EXERCISE INSTRUCTIONS: The answer must be every line below that contains the string "scale".

DATA:
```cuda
template <int D, bool kBias>
static int launch_attn_bwd(const void* q, const void* k, const void* v, const void* o, const void* dout,
                           int64_t q_rs, int64_t k_rs, int64_t v_rs, int64_t o_rs, int64_t do_rs, int64_t o_hs,
                           float* delta, AttBwdParams& p, float* drel_bias, float* part2, cudaStream_t st) {
  using SQ = AttBwdSmem<D, kBias>;
  using SK = AttBwdSmem<D, false>;
  static bool configured = false;
  if (!configured) {
    cudaError_t e1 = cudaFuncSetAttribute(attn_bwd_dq_kernel<D, kBias>, cudaFuncAttributeMaxDynamicSharedMemorySize, SQ::TOTAL);
    cudaError_t e2 = cudaFuncSetAttribute(attn_bwd_dkv_kernel<D, kBias>, cudaFuncAttributeMaxDynamicSharedMemorySize, SK::TOTAL);
    if (e1 != cudaSuccess || e2 != cudaSuccess) {
      set_error("sdpa_bwd: cudaFuncSetAttribute(%d / %d) failed", SQ::TOTAL, SK::TOTAL);
      return FSB_ERR_CUDA;
    }
    configured = true;
  }
  {
    const int64_t groups = int64_t(p.batch) * p.seq_q * p.nheads;
    const int64_t threads = groups * (D / 8);
    attn_delta_kernel<D><<<unsigned((threads + 255) / 256), 256, 0, st>>>(
        (const __nv_bfloat16*)o, (const __nv_bfloat16*)dout, delta, o_rs, o_hs, do_rs, p.do_head_stride, p.batch, p.seq_q,
        p.nheads);
    FSB_CUDA_LAUNCH_CHECK();
  }
  CUtensorMap tq128, tdo128, tk64, tv64, tk128, tv128, tq64, tdo64;
  int rc;
  const int64_t wq = int64_t(p.nheads - 1) * p.q_head_stride + D, wk = int64_t(p.nheads - 1) * p.k_head_stride + D;
  const int64_t wv = int64_t(p.nheads - 1) * p.v_head_stride + D, wdo = int64_t(p.nheads - 1) * p.do_head_stride + D;
  if ((rc = make_attn_tmap(&tq128, q, q_rs, wq, p.seq_q, p.batch, AB_BM))) return rc;
  if ((rc = make_attn_tmap(&tdo128, dout, do_rs, wdo, p.seq_q, p.batch, AB_BM))) return rc;
  if ((rc = make_attn_tmap(&tk64, k, k_rs, wk, p.seq_kv, p.batch, AB_BN))) return rc;
  if ((rc = make_attn_tmap(&tv64, v, v_rs, wv, p.seq_kv, p.batch, AB_BN))) return rc;
  if ((rc = make_attn_tmap(&tk128, k, k_rs, wk, p.seq_kv, p.batch, AB_BM))) return rc;
  if ((rc = make_attn_tmap(&tv128, v, v_rs, wv, p.seq_kv, p.batch, AB_BM))) return rc;
  if ((rc = make_attn_tmap(&tq64, q, q_rs, wq, p.seq_q, p.batch, AB_BN))) return rc;
  if ((rc = make_attn_tmap(&tdo64, dout, do_rs, wdo, p.seq_q, p.batch, AB_BN))) return rc;
  {
    dim3 grid((p.seq_q + AB_BM - 1) / AB_BM, p.nheads, p.batch);
    attn_bwd_dq_kernel<D, kBias><<<grid, AB_THREADS, SQ::TOTAL, st>>>(tq128, tdo128, tk64, tv64, p);
    FSB_CUDA_LAUNCH_CHECK();
    if (kBias && drel_bias != nullptr) {
      const int n_rel = p.seq_q + p.seq_kv - 1, bs = dbias_bsplit(p.batch);
      attn_dbias_reduce_kernel<<<dim3((n_rel + 127) / 128, p.nheads, bs), 128, 0, st>>>(
          p.dbias_part, part2, p.batch, p.nheads, p.seq_q, p.seq_kv, p.causal, int(grid.x), bs);
      FSB_CUDA_LAUNCH_CHECK();
      attn_dbias_final_kernel<<<dim3((n_rel + 127) / 128, p.nheads), 128, 0, st>>>(part2, drel_bias, p.nheads, n_rel, bs);
      FSB_CUDA_LAUNCH_CHECK();
    }
  }
  {
    dim3 grid((p.seq_kv + AB_BM - 1) / AB_BM, p.nheads, p.batch);
    attn_bwd_dkv_kernel<D, kBias><<<grid, AB_THREADS, SK::TOTAL, st>>>(tk128, tv128, tq64, tdo64, p);
    FSB_CUDA_LAUNCH_CHECK();
  }
  return FSB_OK;
}

}

using namespace fsb;

extern "C" int fsb_sdpa_bwd(const void* q, const void* k, const void* v, const void* o, const void* dout,
                            const float* lse, float* delta, void* dq, void* dk, void* dv, int64_t batch, int64_t seq_q,
                            int64_t seq_kv, int nheads, int head_dim, int64_t q_row_stride, int64_t k_row_stride,
                            int64_t v_row_stride, int64_t o_row_stride, int64_t do_row_stride, int64_t dq_row_stride,
                            int64_t dk_row_stride, int64_t dv_row_stride, int64_t q_head_stride, int64_t k_head_stride,
                            int64_t v_head_stride, int64_t o_head_stride, int64_t do_head_stride,
                            int64_t dq_head_stride, int64_t dk_head_stride, int64_t dv_head_stride, float scale,
                            int causal, const uint8_t* kv_mask, const float* rel_bias, float* drel_bias, void* workspace,
                            size_t workspace_bytes, fsb_stream_t st) {
  FSB_REQUIRE(q && k && v && o && dout && lse && delta && dq && dk && dv, "sdpa_bwd: null pointer");
  FSB_REQUIRE(head_dim == 64 || head_dim == 128, "sdpa_bwd: head_dim %d unsupported (64 or 128)", head_dim);
  FSB_REQUIRE(batch > 0 && seq_q > 0 && seq_kv > 0 && nheads > 0 && batch < 65536 && nheads < 65536, "sdpa_bwd: bad dims");
  FSB_REQUIRE(!causal || seq_q == seq_kv, "sdpa_bwd: causal needs seq_q == seq_kv");
  FSB_REQUIRE(aligned16(q) && aligned16(k) && aligned16(v) && aligned16(o) && aligned16(dout) && aligned16(dq) &&
                  aligned16(dk) && aligned16(dv),
              "sdpa_bwd: 16-byte alignment required");
  FSB_REQUIRE((q_row_stride | k_row_stride | v_row_stride | o_row_stride | do_row_stride | dq_row_stride |
               dk_row_stride | dv_row_stride | q_head_stride | k_head_stride | v_head_stride | o_head_stride |
               do_head_stride | dq_head_stride | dk_head_stride | dv_head_stride) % 8 == 0,
              "sdpa_bwd: strides must be multiples of 8 elements");
  FSB_REQUIRE(drel_bias == nullptr || rel_bias != nullptr, "sdpa_bwd: drel_bias without rel_bias");
  AttBwdParams p;
  p.lse = lse; p.delta = delta; p.kv_mask = kv_mask;
  p.rel_bias = rel_bias; p.dbias_part = nullptr;
  float* part2 = nullptr;
  if (drel_bias != nullptr) {
    const size_t need = fsb_sdpa_bwd_workspace_bytes(batch, seq_q, seq_kv, nheads);
    FSB_REQUIRE(workspace != nullptr && workspace_bytes >= need && aligned16(workspace),
                "sdpa_bwd: the bias gradient needs a %zu-byte workspace (fsb_sdpa_bwd_workspace_bytes); got %zu", need,
                workspace_bytes);
    p.dbias_part = static_cast<float*>(workspace);
    part2 = p.dbias_part + dbias_part_floats(batch, seq_q, seq_kv, nheads);
  }
  p.dq = (__nv_bfloat16*)dq; p.dk = (__nv_bfloat16*)dk; p.dv = (__nv_bfloat16*)dv;
  p.dq_row_stride = dq_row_stride; p.dk_row_stride = dk_row_stride; p.dv_row_stride = dv_row_stride;
  p.dq_head_stride = dq_head_stride; p.dk_head_stride = dk_head_stride; p.dv_head_stride = dv_head_stride;
  p.q_head_stride = int(q_head_stride); p.k_head_stride = int(k_head_stride); p.v_head_stride = int(v_head_stride);
  p.do_head_stride = int(do_head_stride);
  p.seq_q = int(seq_q); p.seq_kv = int(seq_kv); p.nheads = nheads; p.batch = int(batch); p.causal = causal;
  p.scale = scale; p.scale_log2 = scale * 1.4426950408889634f;
#define FSB_BWD(DD, BB)                                                                                                  \
  launch_attn_bwd<DD, BB>(q, k, v, o, dout, q_row_stride, k_row_stride, v_row_stride, o_row_stride, do_row_stride,       \
                          o_head_stride, delta, p, drel_bias, part2, (cudaStream_t)st)
  if (rel_bias != nullptr) return head_dim == 128 ? FSB_BWD(128, true) : FSB_BWD(64, true);
  return head_dim == 128 ? FSB_BWD(128, false) : FSB_BWD(64, false);
#undef FSB_BWD
}

extern "C" size_t fsb_sdpa_bwd_workspace_bytes(int64_t batch, int64_t seq_q, int64_t seq_kv, int nheads) {
  if (batch <= 0 || seq_q <= 0 || seq_kv <= 0 || nheads <= 0) return 0;
  return (fsb::dbias_part_floats(batch, seq_q, seq_kv, nheads) +
          size_t(fsb::dbias_bsplit(int(batch))) * nheads * size_t(seq_q + seq_kv - 1)) * sizeof(float);
}
```

### fengshen-lm_b200/csrc/ptx.cuh

```cuda
#pragma once
#include <cuda.h>
#include <cuda_bf16.h>
#include <cuda_runtime.h>
#include <stdint.h>

namespace fsb {

__device__ __forceinline__ uint32_t smem_u32(const void* p) {
  return static_cast<uint32_t>(__cvta_generic_to_shared(p));
}
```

TASK ANSWER:
                            int64_t dq_head_stride, int64_t dk_head_stride, int64_t dv_head_stride, float scale,
  p.scale = scale; p.scale_log2 = scale * 1.4426950408889634f;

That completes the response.